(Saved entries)
# robotic-vision-lab/Learning-Implicitly-From-Spatial-Transformers-Network

Measured on AMD Instinct MI355X. Metric: SDF query-points/sec (B=8, N=20k, 224^2), higher is better.
Workload: dtype fp16

## Files before the change

learning-implicitly-from-spatial-transformers-network_amd/csrc/prep_kernels.hip:

```cpp
#include "list_common.h"
#include "gather_math.h"

namespace list {

constexpr int kResizeCg = 32;
constexpr int kResizeMaxMs = 320;

__global__ __launch_bounds__(256) void k_prep_img(ListMap2D m, int ms, int Ct, int coff, int f16,
                                                  void* __restrict__ out) {
  __shared__ float tile[kResizeMaxMs * (kResizeCg + 1)];
  const int b = blockIdx.x / ms;
  const int y = blockIdx.x - b * ms;
  const int c0 = blockIdx.y * kResizeCg;
  const int nc = min(kResizeCg, m.C - c0);

  const float sy = ms > 1 ? (float)(m.H - 1) / (float)(ms - 1) : 0.f;
  const float sx = ms > 1 ? (float)(m.W - 1) / (float)(ms - 1) : 0.f;
  const float fy = sy * (float)y;
  const int y0 = min((int)fy, m.H - 1);
  const int y1 = y0 + (y0 < m.H - 1 ? 1 : 0);
  const float wy1 = fy - (float)y0, wy0 = 1.f - wy1;
  const float* base = m.data + (int64_t)b * m.sb;

  for (int idx = threadIdx.x; idx < nc * ms; idx += 256) {
    const int cl = idx / ms;
    const int x = idx - cl * ms;
    const float fx = sx * (float)x;
    const int x0 = min((int)fx, m.W - 1);
    const int x1 = x0 + (x0 < m.W - 1 ? 1 : 0);
    const float wx1 = fx - (float)x0, wx0 = 1.f - wx1;
    const float* pc = base + (int64_t)(c0 + cl) * m.sc;
    const float v00 = pc[(int64_t)y0 * m.sh + (int64_t)x0 * m.sw];
// ... 457 lines not shown
    const uint2 lo = half4(make_float4(v[0], v[1], v[2], v[3])), hi = half4(make_float4(v[4], v[5], v[6], v[7]));
    *(uint4*)((unsigned short*)out + o) = make_uint4(lo.x, lo.y, hi.x, hi.y);
  } else {
    *(float4*)((float*)out + o) = make_float4(v[0], v[1], v[2], v[3]);
    *(float4*)((float*)out + o + 4) = make_float4(v[4], v[5], v[6], v[7]);
  }
}

hipError_t launch_img_level_rows(const ListMap2D* maps, void* const* outs, int n, int B, int f16, hipStream_t s) {
  if (n < 1 || n > LIST_N_IMG_LEVELS || B < 1) return hipErrorInvalidValue;
  LevelRowsArgs a;
  a.n = n; a.B = B;
  int64_t blocks = 0;
  for (int i = 0; i < n; ++i) {
    const ListMap2D& m = maps[i];
    if (m.C % 64 || m.H < 1 || m.W < 1) return hipErrorInvalidValue;
    a.m[i] = m; a.out[i] = outs[i]; a.blk_begin[i] = (int)blocks;
    blocks += (int64_t)B * ((m.H * m.W + 31) / 32) * (m.C / 64);
    if (blocks >= 2147483647LL) return hipErrorInvalidValue;
  }
  for (int i = n; i < LIST_N_IMG_LEVELS; ++i) { a.m[i] = maps[0]; a.out[i] = outs[0]; a.blk_begin[i] = (int)blocks; }
  a.blk_begin[LIST_N_IMG_LEVELS] = (int)blocks;
  if (f16) hipLaunchKernelGGL(k_img_level_rows<1>, dim3((unsigned)blocks), dim3(256), 0, s, a);
  else hipLaunchKernelGGL(k_img_level_rows<0>, dim3((unsigned)blocks), dim3(256), 0, s, a);
  return hipGetLastError();
}

constexpr int kProjPx = 64, kProjN = 256;
struct ProjLevelArgs {
  ListMap2D m[LIST_N_IMG_LEVELS]; const unsigned short* w[LIST_N_IMG_LEVELS]; unsigned short* out[LIST_N_IMG_LEVELS];
  int blk_begin[LIST_N_IMG_LEVELS + 1]; int n, B, H1, ldw;
};

__global__ __launch_bounds__(256) void k_proj_level_nchw(ProjLevelArgs a) {
  __shared__ uint4 As[2][kProjPx * 8];
  int r = 0;
#pragma unroll
  for (int i = 1; i < LIST_N_IMG_LEVELS; ++i)
    if (i < a.n && (int)blockIdx.x >= a.blk_begin[i]) r = i;
  const int l = a.n - 1 - r;
  const ListMap2D m = a.m[l];
  const int npx = m.H * m.W, pbs = (npx + kProjPx - 1) / kProjPx, nts = a.H1 / kProjN;
  int idx = (int)blockIdx.x - a.blk_begin[r];
  const int nt = idx % nts; idx /= nts;
  const int pb = idx % pbs;
  const int b = idx / pbs;
  const int p0 = pb * kProjPx, n0 = nt * kProjN;
  const int lane = threadIdx.x & 63, wave = threadIdx.x >> 6;
  const int col = lane & 15, ko = lane >> 4;
  const int px = min(p0 + lane, npx - 1);
  const int y = px / m.W, x = px - y * m.W;
  const float* src = m.data + (int64_t)b * m.sb + (int64_t)y * m.sh + (int64_t)x * m.sw + (int64_t)(16 * wave) * m.sc;
  const unsigned short* wrow = a.w[l] + (int64_t)(n0 + wave * 64 + col) * a.ldw + 8 * ko;
  const int nk = m.C / 64;
  float v[16];
  auto fetch = [&](int t) {
#pragma unroll
    for (int k = 0; k < 16; ++k) v[k] = src[(int64_t)(t * 64 + k) * m.sc];
  };
  f32x4v acc[4][4];
#pragma unroll
  for (int i = 0; i < 4; ++i)
#pragma unroll
    for (int j = 0; j < 4; ++j) acc[i][j] = (f32x4v){0.f, 0.f, 0.f, 0.f};
  f16x8 bw[2][4], bn[2][4];
  auto fetch_w = [&](int t, f16x8 (&d)[2][4]) {
#pragma unroll
    for (int ks = 0; ks < 2; ++ks)
#pragma unroll
      for (int j = 0; j < 4; ++j) d[ks][j] = *(const f16x8*)(wrow + (int64_t)(j * 16) * a.ldw + t * 64 + ks * 32);
  };
  fetch(0);
  fetch_w(0, bw);
#pragma unroll 1
  for (int t = 0; t < nk; ++t) {
    uint4* buf = As[t & 1];
#pragma unroll
    for (int o = 0; o < 2; ++o) {
      const uint2 lo = half4(make_float4(v[8 * o], v[8 * o + 1], v[8 * o + 2], v[8 * o + 3]));
      const uint2 hi = half4(make_float4(v[8 * o + 4], v[8 * o + 5], v[8 * o + 6], v[8 * o + 7]));
      buf[lane * 8 + ((2 * wave + o) ^ (lane & 7))] = make_uint4(lo.x, lo.y, hi.x, hi.y);
    }
    if (t + 1 < nk) { fetch(t + 1); fetch_w(t + 1, bn); }
    __syncthreads();
#pragma unroll
    for (int ks = 0; ks < 2; ++ks) {
      f16x8 fa[4];
#pragma unroll
      for (int i = 0; i < 4; ++i)
        fa[i] = __builtin_bit_cast(f16x8, buf[(i * 16 + col) * 8 + ((4 * ks + ko) ^ (col & 7))]);
#pragma unroll
      for (int i = 0; i < 4; ++i)
#pragma unroll
        for (int j = 0; j < 4; ++j) acc[i][j] = __builtin_amdgcn_mfma_f32_16x16x32_f16(bw[ks][j], fa[i], acc[i][j], 0, 0, 0);
    }
#pragma unroll
    for (int ks = 0; ks < 2; ++ks)
#pragma unroll
      for (int j = 0; j < 4; ++j) bw[ks][j] = bn[ks][j];
  }
#pragma unroll
  for (int i = 0; i < 4; ++i) {
    const int p = p0 + i * 16 + col;
    if (p >= npx) continue;
    unsigned short* o = a.out[l] + ((int64_t)b * npx + p) * a.H1 + n0 + wave * 64 + 4 * ko;
#pragma unroll
    for (int j = 0; j < 4; ++j)
      *(uint2*)(o + j * 16) = half4(make_float4(acc[i][j][0], acc[i][j][1], acc[i][j][2], acc[i][j][3]));
  }
}

hipError_t launch_proj_levels_nchw(const ListMap2D* maps, const void* const* w, void* const* outs, int n, int B, int H1,
                                   int ldw, hipStream_t s, int order) {
  if (n < 1 || n > LIST_N_IMG_LEVELS || B < 1 || H1 < kProjN || H1 % kProjN || ldw < 64 || ldw % 8) return hipErrorInvalidValue;
  ProjLevelArgs a;
  a.n = n; a.B = B; a.H1 = H1; a.ldw = ldw;
  int64_t blocks = 0;
  for (int r = 0; r < n; ++r) {
    const int i = n - 1 - r;
    const ListMap2D& m = maps[i];
    if (m.C < 64 || m.C % 64 || m.H < 1 || m.W < 1 || (reinterpret_cast<uintptr_t>(w[i]) & 15) ||
        (reinterpret_cast<uintptr_t>(outs[i]) & 7))
      return hipErrorInvalidValue;
    a.m[i] = m; a.w[i] = (const unsigned short*)w[i]; a.out[i] = (unsigned short*)outs[i]; a.blk_begin[r] = (int)blocks;
    blocks += (int64_t)B * ((m.H * m.W + kProjPx - 1) / kProjPx) * (H1 / kProjN);
    if (blocks >= 2147483647LL) return hipErrorInvalidValue;
  }
  for (int i = n; i < LIST_N_IMG_LEVELS; ++i) { a.m[i] = a.m[0]; a.w[i] = a.w[0]; a.out[i] = a.out[0]; a.blk_begin[i] = (int)blocks; }
  a.blk_begin[LIST_N_IMG_LEVELS] = (int)blocks;
  LIST_LAUNCH(k_proj_level_nchw, dim3((unsigned)blocks), dim3(256), 0, s, order, a);
  return hipGetLastError();
}

constexpr int kProjMaxSrc = LIST_N_IMG_LEVELS;
struct ProjSumArgs { ListMap2D src[kProjMaxSrc]; int n_src, B, ms, Ct, coff, H1, RY, nyt, nxt; };
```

:: Assigned task ::
Among the lines above, return those that contain the string "struct".

:: Written reply ::
struct ProjLevelArgs {
struct ProjSumArgs { ListMap2D src[kProjMaxSrc]; int n_src, B, ms, Ct, coff, H1, RY, nyt, nxt; };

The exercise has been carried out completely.